Do You like book The Red House Mystery (2010)?

I thoroughly enjoyed this one & only mystery written by A.A. Milne who is more widely known for the Winnie the Pooh books.Imagine an English country house in the 1920's, guests who spend their days enjoying a spot of tennis or golf or croquet, who dress for dinner & cocktails, and a country gentleman host with his cousin to serve as his secretary & general factotum. Introduce a wastrel brother determined to cause trouble. Add a shot heard in the house, a locked room with a dead body and a friend of one of the guests who arrives minutes after the shot who assists with breaking into the locked room.The recent arrival, Antony Gillingham, along with his friend, houseguest Bill Beverly, undertake their own hush-hush investigation of the crime while staying at The Red House awaiting the official inquest and, of course, manage to solve the case.
—Judy Goodnight

To be honest I picked this up on a clearance shelf just because it was A.A.Milne. It's NOT Winnie the Pooh! But it is a very fun read. The dialogue is quick and witty and required some getting used to just because it is a bit older in it's style (written 1922). But once I found the rhythm I couldn't put it down. It's the basic plot line of murder in a closed room with a limited option of suspects but, the entire mystery is worked out by a constant stream of conversation going through possible scenarios with pros and cons.
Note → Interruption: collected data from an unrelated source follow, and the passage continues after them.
## Files before the change

adorym_amd/csrc/adm_object.hip:

```cpp
#include <hip/hip_runtime.h>
#include <cstdlib>
#include <cstring>
#include <hip/hip_fp16.h>
#include "adm_common.h"
#include "adm_optim.h"
#include "adm_ms_math.h"

namespace adm {

struct RotGeom {
    int Y, X, Z, Yp, Xp, pad_y0, pad_x0;
};

struct Bilin {
    int i00, i01, i10, i11;
    float w00, w01, w10, w11;
};

__device__ __forceinline__ Bilin make_bilin(const uint16_t* coords, int xr, int zr, int X, int Z) {
#pragma clang fp contract(off)
    Bilin b;
    if (coords == nullptr) {
        b.i00 = b.i01 = b.i10 = b.i11 = xr * Z + zr;
        b.w00 = 1.f; b.w01 = b.w10 = b.w11 = 0.f;
// ... 31 lines not shown
    const int ya = y_lo + blockIdx.z * y_chunk;
    const int yb = min(ya + y_chunk, y_hi);
    const size_t plane = (size_t)g.X * g.Z;
    for (int y = ya; y < yb; ++y) {
        const float2* o = obj + (size_t)y * plane;
        const float2 v00 = o[b.i00], v01 = o[b.i01], v10 = o[b.i10], v11 = o[b.i11];
        float2 r;
        r.x = v00.x * b.w00 + v01.x * b.w01 + v10.x * b.w10 + v11.x * b.w11;
        r.y = v00.y * b.w00 + v01.y * b.w01 + v10.y * b.w10 + v11.y * b.w11;
        const size_t o_rot = ((size_t)zr * g.Yp + g.pad_y0 + y) * g.Xp + g.pad_x0 + xr;
        if (rot) rot[o_rot] = r;
        if (trans) trans[o_rot] = slice_transmission(r, k1, sigma);
    }
}

__global__ __launch_bounds__(256) void rotate_fwd_stack_kernel(const float2* __restrict__ obj, const uint16_t* const* __restrict__ tables,
                                                               int Yb, float2* __restrict__ rot, float2* __restrict__ trans, float k1,
                                                               float sigma, RotGeom g, int y_chunk) {
    const int xr = blockIdx.x * 16 + (threadIdx.x & 15);
    const int zr = blockIdx.y * 16 + (threadIdx.x >> 4);
    if (xr >= g.X || zr >= g.Z) return;
    const int ya = blockIdx.z * y_chunk;
    const int r = ya / Yb;
    const Bilin b = make_bilin(tables[r], xr, zr, g.X, g.Z);
    const int yb = min(ya + y_chunk, g.Y);
    const size_t plane = (size_t)g.X * g.Z;
    for (int y = ya; y < yb; ++y) {
        const float2* o = obj + (size_t)(y - r * Yb) * plane;
        const float2 v00 = o[b.i00], v01 = o[b.i01], v10 = o[b.i10], v11 = o[b.i11];
        float2 q;
        q.x = v00.x * b.w00 + v01.x * b.w01 + v10.x * b.w10 + v11.x * b.w11;
        q.y = v00.y * b.w00 + v01.y * b.w01 + v10.y * b.w10 + v11.y * b.w11;
        const size_t o_rot = ((size_t)zr * g.Yp + g.pad_y0 + y) * g.Xp + g.pad_x0 + xr;
        if (rot) rot[o_rot] = q;
        if (trans) trans[o_rot] = slice_transmission(q, k1, sigma);
    }
}

__global__ __launch_bounds__(256) void identity_fwd_kernel(const float2* __restrict__ obj, float2* __restrict__ rot, float2* __restrict__ trans,
                                                           float k1, float sigma, RotGeom g, int y_lo, int y_hi) {
    const size_t n = (size_t)(y_hi - y_lo) * g.X * g.Z;
    for (size_t i = (size_t)blockIdx.x * blockDim.x + threadIdx.x; i < n; i += (size_t)gridDim.x * blockDim.x) {
        const int z = (int)(i % g.Z);
        const size_t yx = i / g.Z;
        const int x = (int)(yx % g.X), y = y_lo + (int)(yx / g.X);
        const float2 r = obj[((size_t)y * g.X + x) * g.Z + z];
        const size_t o_rot = ((size_t)z * g.Yp + g.pad_y0 + y) * g.Xp + g.pad_x0 + x;
        if (rot) rot[o_rot] = r;
        if (trans) trans[o_rot] = slice_transmission(r, k1, sigma);
    }
}
__global__ __launch_bounds__(256) void identity_adj_kernel(const float2* __restrict__ grot, float2* __restrict__ gobj, RotGeom g, int y_lo,
                                                           int y_hi) {
    const size_t n = (size_t)(y_hi - y_lo) * g.X * g.Z;
    for (size_t i = (size_t)blockIdx.x * blockDim.x + threadIdx.x; i < n; i += (size_t)gridDim.x * blockDim.x) {
        const int z = (int)(i % g.Z);
        const size_t yx = i / g.Z;
        const int x = (int)(yx % g.X), y = y_lo + (int)(yx / g.X);
        const float2 v = grot[((size_t)z * g.Yp + g.pad_y0 + y) * g.Xp + g.pad_x0 + x];
        float2* o = gobj + ((size_t)y * g.X + x) * g.Z + z;
        float2 c = *o;
        c.x += v.x;
        c.y += v.y;
        *o = c;
    }
}

__global__ __launch_bounds__(256) void transmission_kernel(const float2* __restrict__ rot, float2* __restrict__ trans, float k1,
                                                           float sigma, int Z, int Yp, int Xp, int row_lo, int row_hi) {
    const size_t per = (size_t)(row_hi - row_lo) * Xp;
    const size_t n = per * Z;
    for (size_t i = (size_t)blockIdx.x * blockDim.x + threadIdx.x; i < n; i += (size_t)gridDim.x * blockDim.x) {
        const size_t z = i / per, r = i - z * per;
        const size_t o = (z * Yp + row_lo) * Xp + r;
        trans[o] = rot ? slice_transmission(rot[o], k1, sigma) : make_float2(1.f, 0.f);
    }
}

__global__ __launch_bounds__(256) void rotate_adj_kernel(const float2* __restrict__ grot, const uint16_t* __restrict__ coords,
                                                         float* __restrict__ gobj, RotGeom g, int y_lo, int y_hi, int y_chunk) {
    const int xr = blockIdx.x * 16 + (threadIdx.x & 15);
    const int zr = blockIdx.y * 16 + (threadIdx.x >> 4);
    if (xr >= g.X || zr >= g.Z) return;
    const Bilin b = make_bilin(coords, xr, zr, g.X, g.Z);
    const int ya = y_lo + blockIdx.z * y_chunk;
    const int yb = min(ya + y_chunk, y_hi);
    const size_t plane = (size_t)g.X * g.Z;
    for (int y = ya; y < yb; ++y) {
        const float2 v = grot[((size_t)zr * g.Yp + g.pad_y0 + y) * g.Xp + g.pad_x0 + xr];
        float* o = gobj + 2 * (size_t)y * plane;
        if (b.w00 != 0.f) { atomicAdd(o + 2 * b.i00, v.x * b.w00); atomicAdd(o + 2 * b.i00 + 1, v.y * b.w00); }
        if (b.w01 != 0.f) { atomicAdd(o + 2 * b.i01, v.x * b.w01); atomicAdd(o + 2 * b.i01 + 1, v.y * b.w01); }
        if (b.w10 != 0.f) { atomicAdd(o + 2 * b.i10, v.x * b.w10); atomicAdd(o + 2 * b.i10 + 1, v.y * b.w10); }
        if (b.w11 != 0.f) { atomicAdd(o + 2 * b.i11, v.x * b.w11); atomicAdd(o + 2 * b.i11 + 1, v.y * b.w11); }
    }
}

template <bool ALONG_X>
__global__ __launch_bounds__(256) void rotate_adj_csr_kernel(const float2* __restrict__ grot, const int* __restrict__ ptr,
                                                             const int* __restrict__ src, const float* __restrict__ wgt,
                                                             float2* __restrict__ gobj, RotGeom g, int y_lo, int y_hi) {
    __shared__ float2 tile[4][16][17];
    const int lx = ALONG_X ? (threadIdx.x & 15) : (threadIdx.x >> 4);
    const int lz = ALONG_X ? (threadIdx.x >> 4) : (threadIdx.x & 15);
    const int x = blockIdx.x * 16 + lx, z = blockIdx.y * 16 + lz;
    const bool ok = (x < g.X) && (z < g.Z);
    const int t = ok ? x * g.Z + z : 0;
    const int beg = ok ? ptr[t] : 0, end = ok ? ptr[t + 1] : 0;
    const int y0 = y_lo + blockIdx.z * 4;
    const int ny = min(4, y_hi - y0);
    const size_t plane = (size_t)g.X * g.Z;
    float2 a[4];
#pragma unroll
    for (int i = 0; i < 4; ++i) a[i] = make_float2(0.f, 0.f);
    const size_t row = (size_t)(g.pad_y0 + y0) * g.Xp;
    if (ny == 4) {
        for (int j = beg; j < end; ++j) {
            const float w = wgt[j];
            const float2* q = grot + (size_t)src[j] + row;
            const float2 v0 = q[0], v1 = q[g.Xp], v2 = q[2 * (size_t)g.Xp], v3 = q[3 * (size_t)g.Xp];
            a[0].x += w * v0.x; a[0].y += w * v0.y;
            a[1].x += w * v1.x; a[1].y += w * v1.y;
            a[2].x += w * v2.x; a[2].y += w * v2.y;
            a[3].x += w * v3.x; a[3].y += w * v3.y;
        }
    } else {
        for (int j = beg; j < end; ++j) {
            const float w = wgt[j];
            const float2* q = grot + (size_t)src[j] + row;
#pragma unroll
            for (int i = 0; i < 4; ++i)
                if (i < ny) { const float2 v = q[(size_t)i * g.Xp]; a[i].x += w * v.x; a[i].y += w * v.y; }
        }
    }
    int wx = lx, wz = lz;
    if (ALONG_X) {
#pragma unroll
        for (int i = 0; i < 4; ++i) tile[i][lx][lz] = a[i];
        __syncthreads();
        wx = threadIdx.x >> 4; wz = threadIdx.x & 15;
#pragma unroll
        for (int i = 0; i < 4; ++i) a[i] = tile[i][wx][wz];
    }
    const int ox = blockIdx.x * 16 + wx, oz = blockIdx.y * 16 + wz;
    if (ox < g.X && oz < g.Z) {
        float2* o = gobj + (size_t)y0 * plane + (size_t)ox * g.Z + oz;
#pragma unroll
        for (int i = 0; i < 4; ++i)
            if (i < ny) { float2 c = o[(size_t)i * plane]; c.x += a[i].x; c.y += a[i].y; o[(size_t)i * plane] = c; }
    }
}

#define ADM_STAGE_MAX 1024
__global__ __launch_bounds__(256) void rotate_adj_staged_kernel(const float2* __restrict__ grot, const int* __restrict__ ptr,
                                                                const int* __restrict__ src, const unsigned short* __restrict__ lsrc,
                                                                const float* __restrict__ wgt,
                                                                const int4* __restrict__ boxes, float2* __restrict__ gobj, RotGeom g,
                                                                int y_lo, int y_hi) {
    __shared__ float2 stage[4 * ADM_STAGE_MAX];
    const int4 box = boxes[blockIdx.y * gridDim.x + blockIdx.x];
    const int y0 = y_lo + blockIdx.z * 4;
    const int ny = min(4, y_hi - y0);
    const int bw = box.z, bh = box.w, per = bw * bh;
    const size_t slice = (size_t)g.Yp * g.Xp;
    const size_t plane = (size_t)g.X * g.Z;
    const int lx = threadIdx.x >> 4, lz = threadIdx.x & 15;
    const int x = blockIdx.x * 16 + lx, z = blockIdx.y * 16 + lz;
    const bool ok = (x < g.X) && (z < g.Z);
    const int t = ok ? x * g.Z + z : 0;
    const int beg = ok ? ptr[t] : 0, end = ok ? ptr[t + 1] : 0;
    float2* o = gobj + (size_t)y0 * plane + (size_t)x * g.Z + z;
    if (bw == 0) {
        if (!ok) return;
        const size_t row = (size_t)(g.pad_y0 + y0) * g.Xp;
        float2 a[4];
#pragma unroll
        for (int i = 0; i < 4; ++i) a[i] = make_float2(0.f, 0.f);
        for (int j = beg; j < end; ++j) {
            const float w = wgt[j];
            const float2* q = grot + (size_t)src[j] + row;
#pragma unroll
            for (int i = 0; i < 4; ++i)
                if (i < ny) { const float2 v = q[(size_t)i * g.Xp]; a[i].x += w * v.x; a[i].y += w * v.y; }
        }
#pragma unroll
        for (int i = 0; i < 4; ++i)
            if (i < ny) { float2 c = o[(size_t)i * plane]; c.x += a[i].x; c.y += a[i].y; o[(size_t)i * plane] = c; }
        return;
    }
    if (per <= ADM_STAGE_MAX) {
        for (int idx = threadIdx.x; idx < 4 * per; idx += 256) {
            const int p = idx / per, rem = idx - p * per;
            const int zz = rem / bw, xx = rem - zz * bw;
            float2 v = make_float2(0.f, 0.f);
            if (p < ny) v = grot[(size_t)(box.y + zz) * slice + (size_t)(g.pad_y0 + y0 + p) * g.Xp + g.pad_x0 + box.x + xx];
            stage[p * ADM_STAGE_MAX + rem] = v;
        }
        __syncthreads();
        if (!ok) return;
        float2 a[4];
#pragma unroll
        for (int i = 0; i < 4; ++i) a[i] = make_float2(0.f, 0.f);
        for (int j = beg; j < end; ++j) {
            const float w = wgt[j];
            const int q = lsrc[j];
#pragma unroll
            for (int i = 0; i < 4; ++i) { const float2 v = stage[i * ADM_STAGE_MAX + q]; a[i].x += w * v.x; a[i].y += w * v.y; }
        }
#pragma unroll
        for (int i = 0; i < 4; ++i)
            if (i < ny) { float2 c = o[(size_t)i * plane]; c.x += a[i].x; c.y += a[i].y; o[(size_t)i * plane] = c; }
        return;
    }
    const int npp = (2 * per <= 4 * ADM_STAGE_MAX) ? 2 : 1;
    for (int p0 = 0; p0 < ny; p0 += npp) {
        for (int idx = threadIdx.x; idx < npp * per; idx += 256) {
            const int pp = idx / per, rem = idx - pp * per;
            const int zz = rem / bw, xx = rem - zz * bw;
            float2 v = make_float2(0.f, 0.f);
            if (p0 + pp < ny) v = grot[(size_t)(box.y + zz) * slice + (size_t)(g.pad_y0 + y0 + p0 + pp) * g.Xp + g.pad_x0 + box.x + xx];
            stage[idx] = v;
        }
        __syncthreads();
        if (ok) {
            float2 acc0 = make_float2(0.f, 0.f), acc1 = make_float2(0.f, 0.f);
            const int second = (npp == 2) ? per : 0;
            for (int j = beg; j < end; j += 8) {
                float w[8];
                int q[8];
#pragma unroll
                for (int u = 0; u < 8; ++u) {
                    const int jj = min(j + u, end - 1);
                    w[u] = (j + u < end) ? wgt[jj] : 0.f;
                    q[u] = lsrc[jj];
                }
#pragma unroll
                for (int u = 0; u < 8; ++u) {
                    const float2 v0 = stage[q[u]];
                    const float2 v1 = stage[q[u] + second];
                    acc0.x += w[u] * v0.x; acc0.y += w[u] * v0.y;
                    acc1.x += w[u] * v1.x; acc1.y += w[u] * v1.y;
                }
            }
            float2 c = o[(size_t)p0 * plane];
            c.x += acc0.x;
            c.y += acc0.y;
            o[(size_t)p0 * plane] = c;
            if (npp == 2 && p0 + 1 < ny) {
                float2 d = o[(size_t)(p0 + 1) * plane];
                d.x += acc1.x;
                d.y += acc1.y;
                o[(size_t)(p0 + 1) * plane] = d;
            }
        }
        __syncthreads();
    }
}

struct AdjTables { const int* ptr; const int* src; const unsigned short* lsrc; const float* wgt; const int4* boxes; };
__global__ __launch_bounds__(256) void rotate_adj_staged_stack_kernel(const float2* __restrict__ grot, const AdjTables* __restrict__ tabs,
                                                                      int R, int Yb, float2* __restrict__ gobj, RotGeom g, int npl,
                                                                      float2* __restrict__ part) {
    __shared__ float2 stage[4 * ADM_STAGE_MAX];
    const int nzg = (Yb + npl - 1) / npl;
    const int zg = part ? (int)blockIdx.z % nzg : (int)blockIdx.z;
    const int r_lo = part ? (int)blockIdx.z / nzg : 0, r_hi = part ? r_lo + 1 : R;
    const int y0 = zg * npl;
    const int ny = min(npl, Yb - y0);
    const size_t slice = (size_t)g.Yp * g.Xp;
    const size_t plane = (size_t)g.X * g.Z;
    const int lx = threadIdx.x >> 4, lz = threadIdx.x & 15;
    const int x = blockIdx.x * 16 + lx, z = blockIdx.y * 16 + lz;
    const bool ok = (x < g.X) && (z < g.Z);
    const int t = ok ? x * g.Z + z : 0;
    float2* o = (part ? part + (size_t)r_lo * Yb * plane : gobj) + (size_t)y0 * plane + (size_t)x * g.Z + z;
    float2 c[4];
#pragma unroll
    for (int i = 0; i < 4; ++i) c[i] = (ok && i < ny && !part) ? o[(size_t)i * plane] : make_float2(0.f, 0.f);
    for (int r = r_lo; r < r_hi; ++r) {
        const AdjTables T = tabs[r];
        const int4 box = T.boxes[blockIdx.y * gridDim.x + blockIdx.x];
        const int ys = r * Yb + y0;
        const int bw = box.z, bh = box.w, per = bw * bh;
        const int beg = ok ? T.ptr[t] : 0, end = ok ? T.ptr[t + 1] : 0;
        if (bw == 0) {
            const size_t row = (size_t)(g.pad_y0 + ys) * g.Xp;
            float2 a[4];
#pragma unroll
            for (int i = 0; i < 4; ++i) a[i] = make_float2(0.f, 0.f);
            for (int j = beg; j < end; ++j) {
                const float w = T.wgt[j];
                const float2* q = grot + (size_t)T.src[j] + row;
#pragma unroll
                for (int i = 0; i < 4; ++i)
                    if (i < ny) { const float2 v = q[(size_t)i * g.Xp]; a[i].x += w * v.x; a[i].y += w * v.y; }
            }
#pragma unroll
            for (int i = 0; i < 4; ++i) { c[i].x += a[i].x; c[i].y += a[i].y; }
        } else if (per <= ADM_STAGE_MAX) {
            for (int idx = threadIdx.x; idx < npl * per; idx += 256) {
                const int p = idx / per, rem = idx - p * per;
                const int zz = rem / bw, xx = rem - zz * bw;
                float2 v = make_float2(0.f, 0.f);
                if (p < ny) v = grot[(size_t)(box.y + zz) * slice + (size_t)(g.pad_y0 + ys + p) * g.Xp + g.pad_x0 + box.x + xx];
                stage[p * ADM_STAGE_MAX + rem] = v;
            }
            __syncthreads();
            float2 a[4];
#pragma unroll
            for (int i = 0; i < 4; ++i) a[i] = make_float2(0.f, 0.f);
            for (int j = beg; j < end; ++j) {
                const float w = T.wgt[j];
                const int q = T.lsrc[j];
#pragma unroll
                for (int i = 0; i < 4; ++i)
                    if (i < ny) { const float2 v = stage[i * ADM_STAGE_MAX + q]; a[i].x += w * v.x; a[i].y += w * v.y; }
            }
#pragma unroll
            for (int i = 0; i < 4; ++i) { c[i].x += a[i].x; c[i].y += a[i].y; }
        } else {
            const int npp = (npl >= 2 && 2 * per <= 4 * ADM_STAGE_MAX) ? 2 : 1;
            for (int p0 = 0; p0 < ny; p0 += npp) {
                for (int idx = threadIdx.x; idx < npp * per; idx += 256) {
                    const int pp = idx / per, rem = idx - pp * per;
                    const int zz = rem / bw, xx = rem - zz * bw;
                    float2 v = make_float2(0.f, 0.f);
                    if (p0 + pp < ny) v = grot[(size_t)(box.y + zz) * slice + (size_t)(g.pad_y0 + ys + p0 + pp) * g.Xp + g.pad_x0 + box.x + xx];
                    stage[idx] = v;
                }
                __syncthreads();
                float2 acc0 = make_float2(0.f, 0.f), acc1 = make_float2(0.f, 0.f);
                const int second = (npp == 2) ? per : 0;
                for (int j = beg; j < end; j += 8) {
                    float w[8];
                    int q[8];
#pragma unroll
                    for (int u = 0; u < 8; ++u) {
                        const int jj = min(j + u, end - 1);
                        w[u] = (j + u < end) ? T.wgt[jj] : 0.f;
                        q[u] = T.lsrc[jj];
                    }
#pragma unroll
                    for (int u = 0; u < 8; ++u) {
                        const float2 v0 = stage[q[u]];
                        const float2 v1 = stage[q[u] + second];
                        acc0.x += w[u] * v0.x; acc0.y += w[u] * v0.y;
                        acc1.x += w[u] * v1.x; acc1.y += w[u] * v1.y;
                    }
                }
#pragma unroll
                for (int i = 0; i < 4; ++i) {
                    if (i == p0) { c[i].x += acc0.x; c[i].y += acc0.y; }
                    if (npp == 2 && i == p0 + 1) { c[i].x += acc1.x; c[i].y += acc1.y; }
                }
                __syncthreads();
            }
        }
        __syncthreads();
    }
    if (ok) {
#pragma unroll
        for (int i = 0; i < 4; ++i)
            if (i < ny) o[(size_t)i * plane] = c[i];
    }
}
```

I found myself wanting to argue and agree with the characters at the same time until I was ultimately surprised by the final solution. Definitely worth a read.
—Carlyn

My partner bought me this: she saw a 1950 paperback edition in a second hand bookshop in Beverley. (Which happens to be the name of one of the characters in the book, but we didn’t know that at the time.) She hadn’t heard of it and nor had I. She didn’t buy it because I am a fan of English country house murder stories, but because I was brought up on Winnie-the-Pooh. And I don’t like English country house murder stories: a member of the English upper classes is murdered, another member of the establishment did it and an amateur (upper class) sleuth has to sort it all out because the police are bit useless (well, they do tend to be from the lower orders). And this book doesn’t start well with the servants having long conversations filling us in about events and the details of the Master’s household: this is a mixture of cumbersome storytelling and snobby attitudes. But it does get better. What infuriates me about whodunits is that they are little more than narrative exercises, the equivalent of crossword puzzles: we follow the clues and find the solution, but then put it aside and forget about it. It is pointlessly trivial. But the Red House Mystery revels in its triviality, being an unapologetic and totally self-conscious distillation of the form. There is the country house (the Red House), the murder, the amateur detective and his Dr Watson, his companion who he can explain his ideas to...and therefore explain them to us. The servants are pushed to the background and so are the police. But it isn’t really a whodunit: there is only one suspect, so it is a sort of how-was-it-dunit. The 1920s slang is fun and occasionally the Dr Watson character sounds a little like Winnie-the-Pooh: it’s all light and breezy and totally pointless. But it is probably quite proud to be pointless.